Last August I asked a question: "What if Keynesian stimulus works, but no one can ever actually afford to do it, short of something like World War II, where the government can tap into a patriotic outpouring of national savings by issuing bonds with negative real yields."
Let's accept for the sake of argument the truth of Keynesian economics. It is now clear that Keynesian politics has failed. But don't take my word for it. Here's Paul Krugman on the great abdication:
...without saying so explicitly, the Obama administration has accepted the Republican claim that stimulus failed, and should never be tried again.
What's extraordinary about all this is that stimulus can't have failed, because it never happened. Once you take state and local cutbacks into account, there was no surge of government spending.
If that sounds familiar let's remember that by their own admission Keynesian's believe that Keynesian politics also failed during the Great Depression. Again, Paul Krugman on the New Deal:
...you might say that the incomplete recovery shows that "pump-priming", Keynesian fiscal policy doesn't work. Except that the New Deal didn't pursue Keynesian policies. (emphasis in original).
So we have had two major cases that massively favored Keynesian economics but Keynesian politics failed both times. Not that this should be surprising, Keynes himself told us that his theory was more suitable to totalitarian regimes:
The theory of aggregated production, which is the point of the following book, nevertheless can be much easier adapted to the conditions of a totalitarian state [eines totalen Staates] than the theory of production and distribution of a given production put forth under conditions of free competition and a large degree of laissez-faire.
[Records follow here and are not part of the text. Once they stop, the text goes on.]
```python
def pack_from_index(flat, src, bias_src, prec):
    flat = np.asarray(flat, np.float32)
    v = np.where(src >= 0, flat[np.maximum(src, 0) >> 1], np.float32(0)).astype(np.float32)
    if prec == 0:
        bits = _bf16_bits(v)
    else:
        hi = v.astype(np.float16)
        bits = np.where((src & 1) == 1, (v - hi.astype(np.float32)).astype(np.float16).view(np.uint16), hi.view(np.uint16))
        bits = np.where(src >= 0, bits, 0).astype(np.uint16)
    wb = np.where(bias_src >= 0, flat[np.maximum(bias_src, 0)], np.float32(0)).astype(np.float32)
    return bits.view(np.uint8), wb
```

Measured before the change: 166.1 million.

## Fold LayerNorm affine and attention scale into weights, share PE sincos across half-waves

```diff
diff --git a/sherf_amd/csrc/mlp.hip b/sherf_amd/csrc/mlp.hip
--- a/sherf_amd/csrc/mlp.hip
+++ b/sherf_amd/csrc/mlp.hip
@@ -350,11 +350,16 @@
 #endif
 }
 
+#ifndef SHERF_MLP_FOLD
+#define SHERF_MLP_FOLD 1
+#endif
+template <int PREC> constexpr bool FOLD_LN = SHERF_MLP_FOLD && PREC != 1;
+template <int PREC> constexpr bool FOLD_SCALE = SHERF_MLP_FOLD && PREC == 2;
 template <int PREC, class C>
 __device__ __forceinline__ void layer_norm(const C& cx, const f32x16& x, int ln_idx, BFrag<PREC>& k0, BFrag<PREC>& k1) {
-    const f32x16 g = bias_tile(cx, BIAS_LN + 2 * ln_idx), bt = bias_tile(cx, BIAS_LN + 2 * ln_idx + 1);
     f32x16 y;
     if constexpr (PREC == 1) {
+        const f32x16 g = bias_tile(cx, BIAS_LN + 2 * ln_idx), bt = bias_tile(cx, BIAS_LN + 2 * ln_idx + 1);
         float s = 0.f;
 #pragma unroll
         for (int r = 0; r < 16; ++r) s += x[r];
@@ -382,13 +387,24 @@
         }
         const float inv = rsqrt_(var + 1e-5f), off = -mean * inv;
 #pragma unroll
-        for (int r = 0; r < 16; ++r) y[r] = __builtin_fmaf(__builtin_fmaf(x[r], inv, off), g[r], bt[r]);
+        for (int r = 0; r < 16; ++r) y[r] = __builtin_fmaf(x[r], inv, off);
+        if constexpr (!FOLD_LN<PREC>) {
+            const f32x16 g = bias_tile(cx, BIAS_LN + 2 * ln_idx), bt = bias_tile(cx, BIAS_LN + 2 * ln_idx + 1);
+#pragma unroll
+            for (int r = 0; r < 16; ++r) y[r] = __builtin_fmaf(y[r], g[r], bt[r]);
+        }
     }
     split_tile<PREC>(y, k0, k1);
 }
 
 __device__ __forceinline__ void sincos_exact_phase(float a, float* s, float* c) { sherf_sincos_exact_phase(a, s, c); }
 
+#ifndef SHERF_MLP_PE_SPLIT
+#define SHERF_MLP_PE_SPLIT SHERF_MLP_PERMLANE
+#endif
+#ifndef SHERF_MLP_PE_ONCE
+#define SHERF_MLP_PE_ONCE 1
+#endif
 template <int PREC, int NF, int NKB>
 __device__ __forceinline__ void pe_frags(int h, float x, float y, float z, BFrag<PREC> (&out)[NKB]) {
     if constexpr ((SHERF_MLP_ABLATE & 512) != 0) {
@@ -400,15 +416,39 @@
 #pragma unroll
     for (int i = 0; i < NKB * 16; ++i) f[i] = 0.f;
     f[0] = x; f[1] = y; f[2] = z;
-    const float v3[3] = {x, y, z};
-#pragma unroll
-    for (int q = 0; q < NF; ++q) {
-#pragma unroll
-        for (int a = 0; a < 3; ++a) {
-            float s, c;
-            sincos_exact_phase(v3[a] * (float)(1 << q), &s, &c);
-            if (3 + 6 * q + a < NKB * 16) f[3 + 6 * q + a] = s;
-            if (6 + 6 * q + a < NKB * 16) f[6 + 6 * q + a] = c;
+    constexpr bool SPLIT = SHERF_MLP_PE_SPLIT && PREC != 1;
+    if constexpr (SPLIT) {
+#if SHERF_MLP_PE_SPLIT
+        constexpr int NH = (NF + 1) / 2;
+        const float up = h ? (float)(1 << NH) : 1.0f;
+        const float w3[3] = {x * up, y * up, z * up};
+#pragma unroll
+        for (int q = 0; q < NH; ++q) {
+#pragma unroll
+            for (int a = 0; a < 3; ++a) {
+                float s, c;
+                sincos_exact_phase(w3[a] * (float)(1 << q), &s, &c);
+                const uint32_t sb = __builtin_bit_cast(uint32_t, s), cb = __builtin_bit_cast(uint32_t, c);
+                const auto rs = __builtin_amdgcn_permlane32_swap(sb, sb, false, false);
+                const auto rc = __builtin_amdgcn_permlane32_swap(cb, cb, false, false);
+                if (3 + 6 * q + a < NKB * 16) f[3 + 6 * q + a] = __builtin_bit_cast(float, (uint32_t)rs[0]);
+                if (6 + 6 * q + a < NKB * 16) f[6 + 6 * q + a] = __builtin_bit_cast(float, (uint32_t)rc[0]);
+                if (q + NH < NF && 3 + 6 * (q + NH) + a < NKB * 16) f[3 + 6 * (q + NH) + a] = __builtin_bit_cast(float, (uint32_t)rs[1]);
+                if (q + NH < NF && 6 + 6 * (q + NH) + a < NKB * 16) f[6 + 6 * (q + NH) + a] = __builtin_bit_cast(float, (uint32_t)rc[1]);
+            }
+        }
+#endif
+    } else {
+        const float v3[3] = {x, y, z};
+#pragma unroll
+        for (int q = 0; q < NF; ++q) {
+#pragma unroll
+            for (int a = 0; a < 3; ++a) {
+                float s, c;
+                sincos_exact_phase(v3[a] * (float)(1 << q), &s, &c);
+                if (3 + 6 * q + a < NKB * 16) f[3 + 6 * q + a] = s;
+                if (6 + 6 * q + a < NKB * 16) f[6 + 6 * q + a] = c;
+            }
         }
     }
 #pragma unroll
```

This illustrates a challenge facing economists: should they advocate first best or second best policy? I once saw an exchange between a Bush treasury official and a prominent academic critic of TARP, etc. The official argued that the critics were putting forward "solutions" which had no hope of passing congress. The critic sharply rejoindered that it wasn't his job to suggest stupid things that politicians were willing to do; it was to tell them the right thing to do.